*** The data Section Begins ***

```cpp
template <typename T, int NCH, int NTAB>
static int launch_upconv_rows(const UpconvParams& p, hipStream_t s) {
    { static const std::string name = "k_upconv_rows<NCH=" + std::to_string(NCH) + ",NTAB=" + std::to_string(NTAB) + ">"; SD_NOTE_KERNEL(name.c_str()); }
    const long M = (long)p.D * p.H * p.W;
    if (M >= (1l << 31)) return SD_ERR_INVALID;
    dim3 grid((unsigned)((M + 127) / 128), 1, p.batch), block(256);
    if (p.gn) hipLaunchKernelGGL((k_upconv_rows<T, NCH, NTAB, false, true>), grid, block, 4 * 32 * 64 * NTAB, s, p);
    else hipLaunchKernelGGL((k_upconv_rows<T, NCH, NTAB, false, false>), grid, block, 4 * 32 * 64 * NTAB, s, p);
    return SD_LAUNCH_CHECK();
}
template <typename T, int NCH, int NTAB>
static int launch_upconv_rows_wl(const UpconvParams& p, hipStream_t s) {
    { static const std::string name = "k_upconv_rows<NCH=" + std::to_string(NCH) + ",NTAB=" + std::to_string(NTAB) + ",LDS weights>"; SD_NOTE_KERNEL(name.c_str()); }
    const long M = (long)p.D * p.H * p.W;
    if (M >= (1l << 31)) return SD_ERR_INVALID;
    const size_t lds = 4 * 32 * 64 * NTAB + (size_t)(NTAB / 2 + 2 * (NTAB & 1)) * NCH * 2048;
    auto kern = p.gn ? k_upconv_rows<T, NCH, NTAB, true, true> : k_upconv_rows<T, NCH, NTAB, true, false>;
    {
        static std::mutex mu;
        static LaunchCache cache[2][SD_MAX_DEVICES];
        int dev = 0;
        if (hipGetDevice(&dev) != hipSuccess || dev < 0 || dev >= SD_MAX_DEVICES) return SD_ERR_HIP;
        std::lock_guard<std::mutex> lock(mu);
        LaunchCache& c = cache[p.gn ? 1 : 0][dev];
        if (lds > c.attr_set) {
            if (hipFuncSetAttribute(reinterpret_cast<const void*>(kern), hipFuncAttributeMaxDynamicSharedMemorySize, (int)lds) !=
                hipSuccess) return SD_ERR_HIP;
            c.attr_set = lds;
        }
    }
    const int per_cu = std::max(1, (int)(SD_LDS_BYTES / lds));
    const long want = std::max(1L, (long)SD_NUM_CU * per_cu * 2 / (2 * p.kz * p.batch));
    dim3 grid((unsigned)std::min((M + 127) / 128, want), 2 * p.kz, p.batch), block(256);
    hipLaunchKernelGGL(kern, grid, block, lds, s, p);
    return SD_LAUNCH_CHECK();
}
template <typename T, int NCH, int NTAB, int G>
static int launch_upconv_rows_wl_g(const UpconvParams& p, hipStream_t s) {
    { static const std::string name = "k_upconv_rows<NCH=" + std::to_string(NCH) + ",NTAB=" + std::to_string(NTAB) + ",LDS weights,G=" + std::to_string(G) + ">"; SD_NOTE_KERNEL(name.c_str()); }
    const long M = (long)p.D * p.H * p.W;
    if (M >= (1l << 31) || p.gn) return SD_ERR_INVALID;
    constexpr int NTL = NTAB / G;
    const size_t lds = (size_t)4 * 32 * (4 * NTL * 16) + (size_t)NTL * NCH * 1024;
    auto kern = k_upconv_rows<T, NCH, NTAB, true, false, false, G>;
    if (lds > (size_t)SD_LDS_BYTES) return SD_ERR_INVALID;
    if (hipFuncSetAttribute(reinterpret_cast<const void*>(kern), hipFuncAttributeMaxDynamicSharedMemorySize, (int)lds) != hipSuccess) return SD_ERR_HIP;
    const int per_cu = std::max(1, (int)(SD_LDS_BYTES / lds));
    const long want = std::max(1L, (long)SD_NUM_CU * per_cu * 2 / (2 * p.kz * G * p.batch));
    dim3 grid((unsigned)std::min((M + 127) / 128, want), 2 * p.kz * G, p.batch), block(256);
    hipLaunchKernelGGL(kern, grid, block, lds, s, p);
    return SD_LAUNCH_CHECK();
}
bool upconv_rows_kernel(int nchunk, int Cd) {
    static const bool no_wl = getenv("SD_NO_UPCONV_WL") != nullptr;
    return (nchunk == 4 && Cd == 32) || (nchunk == 3 && Cd == 32) || (nchunk == 2 && Cd == 16) || (nchunk == 8 && Cd == 64 && !no_wl) ||
           (nchunk == 6 && Cd == 48) || (nchunk == 12 && Cd == 96 && !no_wl);
}

template <typename T>
static int launch_upconv_t(const UpconvParams& p, int NB, hipStream_t s) {
    SD_NOTE_KERNEL("k_upconv_mfma");
    static const bool no_wl = getenv("SD_NO_UPCONV_WL") != nullptr;
    if (p.nchunk == 4 && p.Cd == 32) return (no_wl || getenv("SD_UPCONV32_NO_WL")) ? launch_upconv_rows<T, 4, 2>(p, s) : launch_upconv_rows_wl<T, 4, 2>(p, s);
    if (p.nchunk == 3 && p.Cd == 32) return launch_upconv_rows<T, 3, 2>(p, s);
    if (p.nchunk == 2 && p.Cd == 16) return launch_upconv_rows<T, 2, 1>(p, s);
    if (p.nchunk == 8 && p.Cd == 64 && !no_wl) return launch_upconv_rows_wl<T, 8, 4>(p, s);
    if (p.nchunk == 6 && p.Cd == 48) return no_wl ? launch_upconv_rows<T, 6, 3>(p, s) : launch_upconv_rows_wl<T, 6, 3>(p, s);
    if (p.nchunk == 12 && p.Cd == 96 && !no_wl) return launch_upconv_rows_wl<T, 12, 6>(p, s);
    const bool many = (long)p.D * p.H * p.W * p.batch >= 98304;
    if (p.nchunk == 16 && p.Cd == 128 && !p.gn && !no_wl && many && !getenv("SD_UPCONV128_MFMA")) return launch_upconv_rows_wl_g<T, 16, 8, 2>(p, s);
    if (p.nchunk == 24 && p.Cd == 192 && !p.gn && !no_wl && many && !getenv("SD_UPCONV192_MFMA")) return launch_upconv_rows_wl_g<T, 24, 12, 6>(p, s);
    const long M = (long)p.D * p.H * p.W;
    if (M >= (1l << 31)) return SD_ERR_INVALID;
    dim3 grid((unsigned)((M + 255) / 256), NB, p.batch), block(256);
    if (p.gn) hipLaunchKernelGGL((k_upconv_mfma<T, true>), grid, block, 0, s, p);
    else hipLaunchKernelGGL((k_upconv_mfma<T, false>), grid, block, 0, s, p);
    return SD_LAUNCH_CHECK();
}
int launch_upconv(const UpconvParams& p, int act_dtype, int NB, hipStream_t s) {
    if (act_dtype == SD_F16X2) {
        SD_NOTE_KERNEL(p.nchunk == 12 || p.nchunk == 24 || p.nchunk == 18 || p.nchunk == 36 || p.nchunk == 48 ? "k_upconv_rows<split-fp16> / k_upconv_mfma<split-fp16>" : "k_upconv_mfma<split-fp16>");
        const long M = (long)p.D * p.H * p.W;
        if (M >= (1l << 31) || p.gn) return SD_ERR_INVALID;
        static const bool no_rows = getenv("SD_SPLIT_NO_ROWS") != nullptr;
        if (!no_rows && p.nchunk == 12 && p.Cd == 32 && getenv("SD_SPLIT_ROWS32_NO_WL")) {
            dim3 grid((unsigned)((M + 127) / 128), 1, p.batch), block(256);
            hipLaunchKernelGGL((k_upconv_rows<f16_t, 4, 2, false, false, true>), grid, block, 4 * 32 * 64 * 2, s, p);
            return SD_LAUNCH_CHECK();
        }
        auto rows_wl = [&](auto kern, int NTAB, int NV) -> int {
            const size_t lds = (size_t)4 * 32 * 64 * NTAB + (size_t)(NTAB / 2 + 2 * (NTAB & 1)) * NV * 2048;
            if (lds > (size_t)SD_LDS_BYTES) return SD_ERR_INVALID;
            if (hipFuncSetAttribute(reinterpret_cast<const void*>(kern), hipFuncAttributeMaxDynamicSharedMemorySize, (int)lds) != hipSuccess)
                return SD_ERR_HIP;
            const int per_cu = std::max(1, (int)(SD_LDS_BYTES / lds));
            const long want = std::max(1L, (long)SD_NUM_CU * per_cu * 2 / (2 * p.kz * p.batch));
            dim3 grid((unsigned)std::min((M + 127) / 128, want), 2 * p.kz, p.batch), block(256);
            hipLaunchKernelGGL(kern, grid, block, lds, s, p);
            return SD_LAUNCH_CHECK();
        };
        if (!no_rows && p.nchunk == 12 && p.Cd == 32 && !getenv("SD_SPLIT_ROWS32_NO_WL"))
            return rows_wl(k_upconv_rows<f16_t, 4, 2, true, false, true>, 2, 12);
        if (!no_rows && p.nchunk == 48 && p.Cd == 128 && M * p.batch >= 98304 && !getenv("SD_SPLIT_UPCONV128_MFMA")) {
            auto kern = k_upconv_rows<f16_t, 16, 8, true, false, true, 4>;
            const size_t lds = (size_t)4 * 32 * 128 + (size_t)2 * 48 * 1024;
            if (hipFuncSetAttribute(reinterpret_cast<const void*>(kern), hipFuncAttributeMaxDynamicSharedMemorySize, (int)lds) != hipSuccess)
                return SD_ERR_HIP;
            const long want = std::max(1L, (long)SD_NUM_CU * 2 / (2 * p.kz * 4 * p.batch));
            dim3 grid((unsigned)std::min((M + 127) / 128, want), 2 * p.kz * 4, p.batch), block(256);
            hipLaunchKernelGGL(kern, grid, block, lds, s, p);
            return SD_LAUNCH_CHECK();
        }
        if (!no_rows && p.nchunk == 24 && p.Cd == 64) return rows_wl(k_upconv_rows<f16_t, 8, 4, true, false, true>, 4, 24);
        if (!no_rows && p.nchunk == 18 && p.Cd == 48) return rows_wl(k_upconv_rows<f16_t, 6, 3, true, false, true>, 3, 18);
        if (!no_rows && p.nchunk == 36 && p.Cd == 96 && !getenv("SD_SPLIT_NO_ROWS96") && !getenv("SD_SPLIT_ROWS96_L2")) {
            auto kern = k_upconv_rows<f16_t, 12, 6, true, false, true, 3>;
            const size_t lds = (size_t)4 * 32 * 128 + (size_t)2 * 36 * 1024;
            if (hipFuncSetAttribute(reinterpret_cast<const void*>(kern), hipFuncAttributeMaxDynamicSharedMemorySize, (int)lds) != hipSuccess)
                return SD_ERR_HIP;
            const int per_cu = std::max(1, (int)(SD_LDS_BYTES / lds));
            const long want = std::max(1L, (long)SD_NUM_CU * per_cu * 2 / (2 * p.kz * 3 * p.batch));
            dim3 grid((unsigned)std::min((M + 127) / 128, want), 2 * p.kz * 3, p.batch), block(256);
            hipLaunchKernelGGL(kern, grid, block, lds, s, p);
            return SD_LAUNCH_CHECK();
        }
        if (!no_rows && p.nchunk == 36 && p.Cd == 96 && !getenv("SD_SPLIT_NO_ROWS96")) {
            auto kern = k_upconv_rows<f16_t, 12, 6, false, false, true>;
            const size_t lds = (size_t)4 * 32 * 64 * 6;
            if (hipFuncSetAttribute(reinterpret_cast<const void*>(kern), hipFuncAttributeMaxDynamicSharedMemorySize, (int)lds) != hipSuccess)
                return SD_ERR_HIP;
            dim3 grid((unsigned)((M + 127) / 128), 1, p.batch), block(256);
            hipLaunchKernelGGL(kern, grid, block, lds, s, p);
            return SD_LAUNCH_CHECK();
        }
        dim3 grid((unsigned)((M + 255) / 256), NB, p.batch), block(256);
        hipLaunchKernelGGL((k_upconv_mfma<f16_t, false, true>), grid, block, 0, s, p);
        return SD_LAUNCH_CHECK();
    }
    if (!getenv("SD_UPCONV_OLD") || p.gn)
        return act_dtype == SD_BF16 ? launch_upconv_t<bf16_t>(p, NB, s) : launch_upconv_t<f16_t>(p, NB, s);
    const long M = (long)p.D * p.H * p.W;
    dim3 grid((unsigned)((M + 255) / 256), NB, p.batch), block(256);
    if (act_dtype == SD_BF16) hipLaunchKernelGGL((k_upconv_mfma<bf16_t, false>), grid, block, 0, s, p);
    else hipLaunchKernelGGL((k_upconv_mfma<f16_t, false>), grid, block, 0, s, p);
    return SD_LAUNCH_CHECK();
}

int launch_pool(const PoolParams& p, int act_dtype, hipStream_t s) {
    SD_NOTE_KERNEL(act_dtype == SD_F16X2 ? "k_maxpool_split" : "k_maxpool");
    if (act_dtype == SD_F16X2) return launch_pool_split(p, s);
    const long total = (long)p.Do * p.Ho * p.Wo * (p.C / 8);
    if (total >= (1l << 32)) return SD_ERR_INVALID;
    dim3 grid(grid_for(total), 1, p.batch), block(256);
    if (act_dtype == SD_BF16) hipLaunchKernelGGL((k_maxpool<bf16_t>), grid, block, 0, s, p);
    else hipLaunchKernelGGL((k_maxpool<f16_t>), grid, block, 0, s, p);
    return SD_LAUNCH_CHECK();
}

int launch_final(const FinalParams& p, int act_dtype, hipStream_t s) {
    SD_NOTE_KERNEL(act_dtype == SD_F16X2 ? "k_final_split" : "k_final_mfma / k_final");
    if (act_dtype == SD_F16X2) return launch_final_split(p, s);
    static const bool scalar_final = getenv("SD_FINAL_SCALAR") != nullptr;
    const size_t lds = (size_t)(p.Cs / SD_CHUNK) * 2048 + (size_t)(2 * p.Cs + 8) * 4;
    if (p.wfrag && !scalar_final && lds <= 64 * 1024) {
        dim3 grid(grid_for(p.nvox, 256, 256 * 8), 1, p.batch), block(256);
        if (act_dtype == SD_BF16) hipLaunchKernelGGL((k_final_mfma<bf16_t>), grid, block, lds, s, p);
        else hipLaunchKernelGGL((k_final_mfma<f16_t>), grid, block, lds, s, p);
        return SD_LAUNCH_CHECK();
    }
    dim3 grid(grid_for(p.nvox), 1, p.batch), block(256);
    if (act_dtype == SD_BF16) hipLaunchKernelGGL((k_final<bf16_t>), grid, block, 0, s, p);
    else hipLaunchKernelGGL((k_final<f16_t>), grid, block, 0, s, p);
    return SD_LAUNCH_CHECK();
}

int launch_gn_finalize(const GnParams& p, hipStream_t s) {
    hipLaunchKernelGGL(k_gn_finalize, dim3(1, 1, p.batch), dim3(256), 0, s, p);
    return SD_LAUNCH_CHECK();
}

int launch_groupnorm(const GnParams& p, int act_dtype, hipStream_t s) {
    SD_NOTE_KERNEL(p.skip_stats ? (p.skip_apply ? "k_gn_finalize" : "k_gn_finalize + k_gn_apply") : (p.skip_apply ? "k_gn_stats + k_gn_finalize" : "k_gn_stats + k_gn_finalize + k_gn_apply"));
    if (act_dtype == SD_F16X2) return launch_groupnorm_split(p, s);
    const int ng = p.C / 8;
    const long nvox = (long)p.D * p.H * p.W;
    if (nvox * ng >= (1l << 32)) return SD_ERR_INVALID;
    dim3 g1(grid_for(nvox, 256 * 16, 1024), p.C / SD_CHUNK, p.batch), b1(256);
    dim3 g3(grid_for(nvox * ng), 1, p.batch), b3(256);
    dim3 gp(grid_for((long)std::max(p.pD, 1) * std::max(p.pH, 1) * std::max(p.pW, 1) * ng), 1, p.batch);
    if (act_dtype == SD_BF16) {
        if (!p.skip_stats) hipLaunchKernelGGL((k_gn_stats<bf16_t>), g1, b1, 0, s, p);
        hipLaunchKernelGGL(k_gn_finalize, dim3(1, 1, p.batch), dim3(256), 0, s, p);
        if (p.skip_apply) {}
        else if (p.pool_dst) hipLaunchKernelGGL((k_gn_apply_pool<bf16_t>), gp, b3, 0, s, p);
        else hipLaunchKernelGGL((k_gn_apply<bf16_t>), g3, b3, 0, s, p);
    } else {
        if (!p.skip_stats) hipLaunchKernelGGL((k_gn_stats<f16_t>), g1, b1, 0, s, p);
        hipLaunchKernelGGL(k_gn_finalize, dim3(1, 1, p.batch), dim3(256), 0, s, p);
        if (p.skip_apply) {}
        else if (p.pool_dst) hipLaunchKernelGGL((k_gn_apply_pool<f16_t>), gp, b3, 0, s, p);
// ... 100 lines not shown
```

Baseline: 3008 Mvox/s.

## Software-pipeline activation loads in persistent upconv rows kernel and stage bias in LDS

In the persistent LDS-weight upconv rows kernel, the next iteration's input activations are now loaded into registers before the current MFMA and store phase runs, so global load latency overlaps compute. Bias values are copied into LDS once per block instead of being reread from global memory each iteration. Weight fragments for a channel are gathered before the MFMAs, and the output writeback is split into an LDS read phase and a global store phase. The extra register buffer raises VGPR pressure and the bias table adds LDS, so prefetch is enabled only for selected configurations.

```diff
diff --git a/syconn_amd/csrc/sd_kernels.hip b/syconn_amd/csrc/sd_kernels.hip
--- a/syconn_amd/csrc/sd_kernels.hip
+++ b/syconn_amd/csrc/sd_kernels.hip
@@ -259,12 +259,21 @@
     sguard.flush(p.ovf);
 }
 
-template <typename T, int NCH, int NTAB, bool WL, bool GN, bool SPLIT = false, int G = 1>
+template <int NCH, int NTAB, bool SPLIT = false, int G = 1>
+constexpr size_t upconv_rows_weight_bytes() {
+    return G > 1 ? (size_t)(NTAB / G) * (SPLIT ? 3 * NCH : NCH) * 1024 : (size_t)(NTAB / 2 + 2 * (NTAB & 1)) * (SPLIT ? 3 * NCH : NCH) * 2048;
+}
+template <int NCH, int NTAB, bool SPLIT = false, int G = 1>
+constexpr size_t upconv_rows_wl_lds() {
+    return (size_t)4 * 32 * 64 * (NTAB / G) + upconv_rows_weight_bytes<NCH, NTAB, SPLIT, G>() + (size_t)(NTAB / G) * 128;
+}
+template <typename T, int NCH, int NTAB, bool WL, bool GN, bool SPLIT = false, int G = 1, bool PF = WL>
 __global__ __launch_bounds__(256) void k_upconv_rows(const UpconvParams p) {
     constexpr int NX = SPLIT ? 2 * NCH : NCH;
     constexpr int NV = SPLIT ? 3 * NCH : NCH;
     static_assert(!(SPLIT && GN), "split plan: no deferred GroupNorm");
     static_assert(G == 1 || (WL && NTAB % (2 * G) == 0), "channel groups: LDS weights, whole tiles of each x-tap per group");
+    static_assert(WL || !PF, "the prefetch belongs to the persistent loop");
     using v8 = typename Act<T>::v8;
     using v4 = typename Act<T>::v4;
     typedef __attribute__((ext_vector_type(4))) unsigned u4;
@@ -275,6 +284,7 @@
     constexpr int ROW = 4 * CD;
     constexpr int PPV = ROW / 16;
     constexpr int SWM = (PPV % 8 == 0) ? 7 : (PPV % 4 == 0) ? 3 : (PPV % 2 == 0) ? 1 : 0;
+    constexpr int NIT = (32 * PPV) / 64;
     extern __shared__ __attribute__((aligned(16))) char smem[];
     const int tid = threadIdx.x, lane = tid & 63, wave = tid >> 6, half = lane >> 5, vl = lane & 31;
     char* const tile = smem + wave * (32 * ROW);
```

*** The data Section Ends ***

Goal of the exercise:
Determine how many lines in the records above have the string "constexpr". Only the number should be returned.

Task result:
9